As a bananapants story about interviewing internally, at a previous (dysfunctional) job, one coworker was basically promised a new role they were creating. He talked to them about it for months, getting to know all about it. Then the interviews came, and they made the final decision, and they hired someone else. The reason they gave him? He didn’t ask enough questions in the interview. Because apparently getting his questions answered over the past five months wasn’t enough to show his commitment. Not something I’m worried about here, but it’s a story I thought your readers might enjoy.
That is bananapants, but if he didn’t ask any questions — well, it wouldn’t make me disqualify someone for a job I’d already mostly decided on them for, but I’d also think it was a little off. (But also, something went wrong there if they were basically promising it to him for months, when that was apparently premature.)
Anyway! There are lots of questions you can ask in your situation. First and foremost, just because you asked about measuring success, etc. in your original interview doesn’t mean you can’t ask about those again now; this is a different job. You can also ask what previous people in the job have found to be the biggest challenges, what they think the secrets to success are for the role, if there’s anything about the work they think you might not be aware of from outside the position, and the difference between doing an okay job in the position and doing a really great job at it.
For some of those, you might think you already know from working closely with the past lead, but they’re still worth asking. You can’t assume that your impressions will match up to how your manager answers, and you might hear something you didn’t expect. But even if you don’t, these are reasonable questions to ask.
5. Asking for a raise when my job isn’t easily measured
I work as a paralegal (and have for the last 20 years) and have no concrete metrics by which to measure the success of my job. I’ve been here three years at my current firm and haven’t gotten a raise.
I need to ask for one but am not sure how when my job is not easily measured.
You don’t need quantitative metrics to show that your performance is good and that you’re performing at a higher level than when you started three years ago. Not all jobs have quantitative metrics, but that doesn’t mean there’s not a difference between doing a great job or doing an okay job or doing a bad job. So: what kind of feedback do you get? Do you receive annual evaluations? What’s your sense of how happy your manager and your team are with your work?
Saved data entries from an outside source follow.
Cfg parse_cfg(const vd_params* p) {
  VD_REQUIRE(p && p->encoder && p->decoder, VD_E_BADARG, "params / encoder / decoder is null");
  Cfg c;
  c.encoder = p->encoder; c.decoder = p->decoder;
  struct { const char* name; int enc; } known[] = {
      {"lf-ques", ENC_LF_QUES}, {"lf-ques-im-hist", ENC_LF_QIH}, {"hrea-ques-im-hist", ENC_HREA}, {"mn-att-ques-im-hist", ENC_MN_ATT},
      {"lf-ques-im", ENC_LF_QI}, {"lf-ques-hist", ENC_LF_QH}, {"hre-ques-hist", ENC_HRE_QH}, {"hre-ques-im-hist", ENC_HRE_QIH},
      {"mn-ques-hist", ENC_MN_QH}, {"mn-ques-im-hist", ENC_MN_QIH}, {"lf-att-ques-im-hist", ENC_LF_ATT}};
  c.enc = -1;
  for (auto& k : known)
    if (c.encoder == k.name) c.enc = k.enc;
  VD_REQUIRE(c.enc >= 0, VD_E_BADARG, "unknown encoder (one of the eleven names of encoders/*.lua)");
  if (c.decoder == "disc") c.dec = DEC_DISC;
  else if (c.decoder == "gen") c.dec = DEC_GEN;
  else VD_REQUIRE(false, VD_E_BADARG, "unknown decoder (disc | gen)");
  c.V = p->vocabSize; c.E = p->embedSize; c.H = p->rnnHiddenSize; c.L = p->numLayers; c.F = p->imgFeatureSize;
  c.S = p->imgSpatialSize; c.IE = p->imgEmbedSize; c.Cm = p->commonEmbeddingSize; c.hops = p->numAttentionLayers;
  c.R = p->maxQuesCount; c.K = p->numOptions; c.dropout = p->dropout; c.gpuid = p->gpuid;
// ... 53 lines not shown
    }
    add_linear(l, "san.out", c.H, c.H);
  };
  if (c.fam_lf && !c.san) {
    add_lstm(l, "ques.lstm1", c.E, c.H); add_lstm(l, "ques.lstm2", c.H, c.H);
    if (c.useHist) { add_lstm(l, "hist.lstm1", c.E, c.H); add_lstm(l, "hist.lstm2", c.H, c.H); }
    add_linear(l, "fusion", c.H, c.H + (c.useIm ? c.F : 0) + (c.useHist ? c.H : 0));
  } else if (c.fam_hre) {
    if (c.img_in_q) add_linear(l, "img.embed", c.IE, c.F);
    add_lstm(l, "hist.lstm1", c.E, c.H); add_lstm(l, "hist.lstm2", c.H, c.H);
    add_lstm(l, "ques.lstm1", c.E + (c.img_in_q ? c.IE : 0), c.H); add_lstm(l, "ques.lstm2", c.H, c.H);
    if (c.hre_att) { add_linear(l, "att.q", 1, c.H); add_linear(l, "att.h", 1, c.H); }
    add_lstm(l, "dialog.lstm", 2 * c.H, c.H);
  } else {
    add_lstm(l, "hist.lstm1", c.E, c.H); add_lstm(l, "hist.lstm2", c.H, c.H);
    add_lstm(l, "ques.lstm1", c.E, c.H); add_lstm(l, "ques.lstm2", c.H, c.H);
    if (c.fam_lf) add_linear(l, "fusion", c.H, 2 * c.H);
    if (c.mn_qi) add_linear(l, "mn.qi", c.H, c.H + c.F);
    if (c.fam_mn) { add_linear(l, "mn.fact", c.H, c.H); add_linear(l, "mn.query", c.H, c.H); }
    if (c.san) add_san();
  }
  if (c.dec == DEC_DISC) {
    add_lstm(l, "opt.lstm", c.E, c.H);
  } else {
    add_lstm(l, "dec.lstm1", c.E, c.H); add_lstm(l, "dec.lstm2", c.H, c.H);
    add_linear(l, "dec.out", c.V, c.H);
  }
  return l;
}

void* Arena::alloc(size_t bytes) {
  bytes = (bytes + 255) & ~(size_t)255;
  if (bytes == 0) bytes = 256;
  while (cur < chunks.size()) {
    Chunk& c = chunks[cur];
    if (c.used + bytes <= c.cap) { void* p = c.p + c.used; c.used += bytes; return p; }
    ++cur;
  }
  Chunk c; c.cap = std::max<size_t>(bytes, (size_t)256 << 20); c.used = bytes;
  VD_CUDA_CHECK(cudaMalloc((void**)&c.p, c.cap));
  chunks.push_back(c);
  cur = chunks.size() - 1;
  return c.p;
}
void Arena::reset() { for (auto& c : chunks) c.used = 0; cur = 0; }
void Arena::release() { for (auto& c : chunks) cudaFree(c.p); chunks.clear(); cur = 0; }
void Arena::rewind(const Mark& m) {
  for (size_t i = m.chunk; i < chunks.size(); ++i) chunks[i].used = i == m.chunk ? m.used : 0;
  cur = m.chunk;
}

void* GrowBuf::ensure(size_t bytes) {
  if (bytes > cap) {
    if (p) cudaFree(p);
    p = nullptr; cap = 0;
    VD_CUDA_CHECK(cudaMalloc(&p, bytes));
    cap = bytes;
  }
  return p;
}
void GrowBuf::release() { if (p) cudaFree(p); p = nullptr; cap = 0; }

Engine::Engine(const vd_params* p) {
  cfg = parse_cfg(p);
  lay = build_layout(cfg);
  nparams = lay.total;
  int ndev = 0;
  VD_CUDA_CHECK(cudaGetDeviceCount(&ndev));
  VD_REQUIRE(cfg.gpuid >= 0 && cfg.gpuid < ndev, VD_E_BADARG, "gpuid out of range");
  VD_CUDA_CHECK(cudaSetDevice(cfg.gpuid));
  cudaDeviceProp prop;
  VD_CUDA_CHECK(cudaGetDeviceProperties(&prop, cfg.gpuid));
  VD_REQUIRE(prop.major == 9 && prop.minor == 0, VD_E_CUDA, "visdial_b200 is built for sm_90a (H100) only");
  cx.sm_count = prop.multiProcessorCount;
  int prio_lo = 0, prio_hi = 0;
  VD_CUDA_CHECK(cudaDeviceGetStreamPriorityRange(&prio_lo, &prio_hi));
  VD_CUDA_CHECK(cudaStreamCreateWithPriority(&cx.stream, cudaStreamNonBlocking, prio_hi));
  main_stream = cx.stream;
  VD_CUDA_CHECK(cudaStreamCreateWithPriority(&side_stream, cudaStreamNonBlocking, prio_hi));
  main_chain.a = main_stream; side_chain.a = side_stream;
  for (cudaStream_t* s : {&main_chain.b, &side_chain.b, &main_chain.c, &side_chain.c})
    VD_CUDA_CHECK(cudaStreamCreateWithPriority(s, cudaStreamNonBlocking, prio_hi));
  VD_CUDA_CHECK(cudaStreamCreateWithPriority(&opt_stream, cudaStreamNonBlocking, prio_lo));
  VD_CUDA_CHECK(cudaEventCreateWithFlags(&ev_fork, cudaEventDisableTiming));
  VD_CUDA_CHECK(cudaEventCreateWithFlags(&ev_join, cudaEventDisableTiming));
  VD_CUDA_CHECK(cudaEventCreateWithFlags(&ev_opt_fork, cudaEventDisableTiming));
  VD_CUDA_CHECK(cudaEventCreateWithFlags(&ev_opt_done, cudaEventDisableTiming));
  size_t bytes = (size_t)nparams * sizeof(float);
  VD_CUDA_CHECK(cudaMalloc((void**)&W, bytes));
  VD_CUDA_CHECK(cudaMalloc((void**)&dW, bytes));
  VD_CUDA_CHECK(cudaMalloc((void**)&m, bytes));
  VD_CUDA_CHECK(cudaMalloc((void**)&v, bytes));
  VD_CUDA_CHECK(cudaMalloc((void**)&Wt, bytes));
  VD_CUDA_CHECK(cudaMemsetAsync(W, 0, bytes, cx.stream));
  VD_CUDA_CHECK(cudaMemsetAsync(dW, 0, bytes, cx.stream));
  VD_CUDA_CHECK(cudaMemsetAsync(m, 0, bytes, cx.stream));
  VD_CUDA_CHECK(cudaMemsetAsync(v, 0, bytes, cx.stream));
  VD_CUDA_CHECK(cudaMemsetAsync(Wt, 0, bytes, cx.stream));
  VD_CUDA_CHECK(cudaMalloc((void**)&scalars_dev, 64 * sizeof(float)));
  std::vector<int64_t> tab;
  for (auto& s : lay.segs) {
    if (s.init == VD_INIT_LSTM_W || s.init == VD_INIT_LINEAR_W) {
      tab.push_back(s.off); tab.push_back(s.rows); tab.push_back(s.cols);
      max2d = std::max(max2d, s.rows * s.cols);
    }
  }
  nseg2d = (int)tab.size() / 3;
  VD_CUDA_CHECK(cudaMalloc((void**)&segtab_dev, tab.size() * sizeof(int64_t)));
  VD_CUDA_CHECK(cudaMemcpyAsync(segtab_dev, tab.data(), tab.size() * sizeof(int64_t), cudaMemcpyHostToDevice, cx.stream));
  VD_CUDA_CHECK(cudaStreamSynchronize(cx.stream));
  VD_CUDA_CHECK(cudaEventCreate(&t0));
  VD_CUDA_CHECK(cudaEventCreate(&t1));
}

Engine::~Engine() {
  cudaSetDevice(cfg.gpuid);
  cudaStreamSynchronize(cx.stream);
  if (opt_stream) cudaStreamSynchronize(opt_stream);
  arena.release();
  for (auto& g : stage) g.release();
  for (auto& g : dense_buf) g.release();
  dialog_hist.release();
  for (auto& g : dialog_out) g.release();
  if (copy_stream) {
    cudaStreamSynchronize(copy_stream); cudaStreamDestroy(copy_stream);
    cudaEventDestroy(ev_img_ready); cudaEventDestroy(ev_copy_fork);
    for (auto ev : ev_img_free) cudaEventDestroy(ev);
  }
  for (auto& g : stage_img) g.release();
  cudaFree(W); cudaFree(dW); cudaFree(m); cudaFree(v); cudaFree(Wt); cudaFree(scalars_dev); cudaFree(segtab_dev);
  if (flush_buf) cudaFree(flush_buf);
  cx.collect();
  for (auto e : cx.free_events) cudaEventDestroy(e);
  if (t0) cudaEventDestroy(t0);
  if (t1) cudaEventDestroy(t1);
  if (ev_fork) cudaEventDestroy(ev_fork);
  if (ev_join) cudaEventDestroy(ev_join);
  if (side_stream) { cudaStreamSynchronize(side_stream); cudaStreamDestroy(side_stream); }
  for (cudaStream_t s : {main_chain.b, side_chain.b, main_chain.c, side_chain.c})
    if (s) { cudaStreamSynchronize(s); cudaStreamDestroy(s); }
  if (opt_stream) { cudaStreamSynchronize(opt_stream); cudaStreamDestroy(opt_stream); }
  if (ev_opt_fork) cudaEventDestroy(ev_opt_fork);
  if (ev_opt_done) cudaEventDestroy(ev_opt_done);
  for (auto e : ev_pool) cudaEventDestroy(e);
  cudaStreamDestroy(main_stream);
}

int Engine::seg(const char* name) const {
  int i = lay.find(name);
  VD_REQUIRE(i >= 0, VD_E_STATE, name);
  return i;
}

DropCfg Engine::dropcfg(float p) const {
  DropCfg d;
  d.seed_lo = (uint32_t)drop_seed; d.seed_hi = (uint32_t)(drop_seed >> 32); d.iter = (uint32_t)drop_iter;
  if (training == 1 && p > 0.f) {
    double t = (double)p * 4294967296.0;
    d.thresh = (uint32_t)std::min(t, 4294967295.0);
    d.scale = 1.f / (1.f - p);
  } else { d.thresh = 0; d.scale = 1.f; }
  return d;
}

void Engine::gemm_tn(int M, int N, int K, const float* A, int64_t lda, const int32_t* gather, const float* B, int64_t ldb,
                     float* C, int64_t ldc, float beta, const float* bias, int act) {
  LaunchCtx::Scope sc(&cx, "gemm", 2.0 * M * N * K, 4.0 * ((double)M * K + (double)N * K + (double)M * N));
  if (tcmode() && gemm_tn_tc(cx, M, N, K, A, lda, gather, B, ldb, C, ldc, beta, bias, act)) return;
  gemm_tn_simt(cx, M, N, K, A, lda, gather, B, ldb, C, ldc, beta, bias, act);
}
void Engine::gemm_atb(int M, int N, int64_t K, const float* A, int64_t lda, const int32_t* gather, const float* B,
                      int64_t ldb, float* C, int64_t ldc) {
  LaunchCtx::Scope sc(&cx, "gemm_wgrad", 2.0 * M * N * K, 4.0 * ((double)M * K + (double)N * K + (double)M * N));
  if (tcmode() && gemm_atb_tc(cx, M, N, K, A, lda, gather, B, ldb, C, ldc)) return;
  gemm_atb_simt(cx, M, N, K, A, lda, gather, B, ldb, C, ldc);
}

void Engine::linear_fwd(int wseg, const float* x, int64_t rows, float* y, int act) {
  const Seg& s = lay.segs[wseg];
  gemm_tn((int)rows, (int)s.rows, (int)s.cols, x, s.cols, nullptr, Wp(wseg), s.cols, y, s.rows, 0.f, Wp(wseg + 1), act);
}
void Engine::linear_bwd(int wseg, const float* x, const float* dy, int64_t rows, float* dx, float beta_dx) {
  const Seg& s = lay.segs[wseg];
  int out = (int)s.rows, in = (int)s.cols;
  gemm_atb(out, in, rows, dy, out, nullptr, x, in, dWp(wseg), in);
  colsum_add(cx, dWp(wseg + 1), dy, rows, out, out);
  if (dx) gemm_tn((int)rows, in, out, dy, out, nullptr, Wtp(wseg), out, dx, in, beta_dx, nullptr, 0);
}

void Engine::refresh_shadows() {
  VD_CUDA_CHECK(cudaMemsetAsync(W, 0, (size_t)cfg.E * sizeof(float), cx.stream));
  transpose_segments(cx, W, Wt, segtab_dev, nseg2d, max2d);
}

How is your work different with you performing it versus what it would look like if someone mediocre were in the role instead? If you were asked what makes you great at your job, what would you say? There’s more on talking about qualitative, rather than quantitative, evidence of your work here and here.
But frankly, you don’t even necessarily need to do that! Sometimes it’s enough to simply say, “It’s been three years since I started at my current salary level. I think things have been going well, and I’d like to request an increase.”